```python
# ... 183 lines not shown
            and func.time_dtype == y0.dtype and dist_sync is None
        device_ctrl = (getattr(self.kernels, "device_controller", True)
                       and (self._fuse is not None or self._whole_row_ctrl or self._vec_ctrl)
                       and (isinstance(self.norm, BuiltinNorm) or self._vec_ctrl)
                       and len(self._beta) <= _native.TDEQ_MAX_STAGE_TIMES and n_norm_seg >= 0
                       and self.step_t is None and self.jump_t is None and (self._sync is None or sync_dev)
                       and self._wide)
        self._plan_dev = self._plan_glob = None
        if device_ctrl and self._sync is not None:
            segs = self.layout.segments(rtol, atol)
            self._plan_dev = _native.NormPlan(segs, self.layout.total, self.layout.chunk, y0.device, pinned=False)
            self._plan_glob = self.kernels.make_plan([(off, gn, rt, at) for (off, _, rt, at), gn in
                                                      zip(segs, self._numels)], self.layout.total,
                                                     self.layout.chunk, y0.device)
        self._lookahead = device_ctrl and os.environ.get("TDEQ_LOOKAHEAD", "1") != "0"
        wanted, auto = _graph_request(hip_graph)
        self._graph_auto = auto
        self._graph_explicit = _request_is_explicit(hip_graph)
        if wanted and _stream_is_capturing():
            wanted = False
        self._graph_watch = wanted and auto and y0.device.type == "cuda"
        self._auto = None
        self._auto_steps = 0
        self._hold_pre = False
        self.hip_graph = wanted and device_ctrl and self._sync is None and y0.device.type == "cuda" \
            and (not self._vec_ctrl or getattr(self.kernels, "vec_ctrl_in_graph", False)) \
            and hasattr(self.kernels, "stage_combine_dev") \
            and self.layout.total <= (_GRAPH_AUTO_MAX_ELEMENTS if auto else _GRAPH_MODE_MAX_ELEMENTS) * \
            (2 if (y0.element_size() == 2 and not auto) else 1)
        if wanted and not auto and not self.hip_graph and hip_graph is not None:
# ... 473 lines not shown
        func, kern = self.func, self.kernels
        builtin_norm, vec_fused = self._partial_norm()
        ks, coefs = [k[j] for j in err_rem[0]], err_rem[1]
        vec_ctrl = self._vec_ctrl and not builtin_norm and (err_partial is None or vec_fused)
        if lookahead and ((err_partial is not None and (builtin_norm or vec_ctrl))
                          or (self._whole_row_ctrl and builtin_norm) or vec_ctrl):
            ctrl = self._ctrl
            ctrl.t0, ctrl.dt = t0, dt
            tnext = torch.empty(ctrl.n_times, dtype=func.time_dtype, device=y0.device)
            if vec_ctrl:
                kern.error_norm_vec_ctrl(self.plan, y0, y1, ks, coefs, dt_signed, self._vec_fused[0], self._vec_fused[1],
                                         ctrl, tnext, **({} if err_partial is None else {"partial": err_partial}))
            elif err_partial is None:
                kern.error_norm_ctrl(self.plan, y0, y1, ks, coefs, dt_signed, ctrl, tnext)
            elif self._sync is None:
                kern.error_norm_partial_ctrl(self.plan, err_partial, y0, y1, ks, coefs, dt_signed, ctrl, tnext)
            else:
                kern.error_norm_partial(self._plan_dev, err_partial, y0, y1, ks, coefs, dt_signed)
                self._sync.reduce_device(self._plan_dev.out, self.plan.n_seg)
                kern.step_controller(self.plan, self._plan_dev, self._plan_glob, ctrl, tnext, y0.dtype)
            if t1 < self._t_end and not self._hold_pre and not self._last_trial:
                yi_n = torch.empty_like(y0)
                kern.stage_combine_sel(yi_n, y1, k[-1], y0, f0, self._beta[0].coef[0], self.plan)
                tn = tnext.unbind(0)
                self._pre = (yi_n, tn, func.eval_at(tn[0], yi_n))
            accept_dev, dt_next_dev, error_ratio, bad = kern.read_ctrl(self.plan)
            return error_ratio, any(b != 0 for b in bad), (accept_dev, dt_next_dev)
        if not builtin_norm:
            return self._user_norm_ratio(y0, y1, k, dt_signed, err_partial, err_rem) + (None,)
        if err_partial is not None:
            kern.error_norm_partial(self.plan, err_partial, y0, y1, ks, coefs, dt_signed)
        else:
            kern.error_norm(self.plan, y0, y1, ks, coefs, dt_signed)
        sumsq, _, bad = self._read_norms()
        return self._segment_norm(sumsq, bad), any(b != 0 for b in bad), None

    def _commit(self, accept_step, dt_next, y0, y1, k, t0, dt, t1, dt_signed, dsh, dsh_signed, on_step_t, on_jump_t,
                y1_nonfinite) -> None:
        func = self.func
        if accept_step:
            if func.callback_accept_step is not _null:
                func.callback_accept_step(self._time_tensor(t0), y0, self._time_tensor(dt))
            rec = _DenseRecord(y0, y1, k, dt_signed, t0, t1, dsh_signed, self._anchor)
            if dsh is not None:
                clipped = on_step_t or on_jump_t
                self._anchor = None if clipped else (dsh if self._anchor is None else self._anchor + dsh)
                func.set_time_anchor(self._anchor)
            if on_step_t and self.next_step_index != len(self._step_t) - 1:
                self.next_step_index += 1
            f1 = k[-1]
# ... 109 lines not shown
```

**Exercise**
The answer must be every line of the data that holds the word "layout".

**Result of this exercise**
            segs = self.layout.segments(rtol, atol)
            self._plan_dev = _native.NormPlan(segs, self.layout.total, self.layout.chunk, y0.device, pinned=False)
                                                      zip(segs, self._numels)], self.layout.total,
                                                     self.layout.chunk, y0.device)
            and self.layout.total <= (_GRAPH_AUTO_MAX_ELEMENTS if auto else _GRAPH_MODE_MAX_ELEMENTS) * \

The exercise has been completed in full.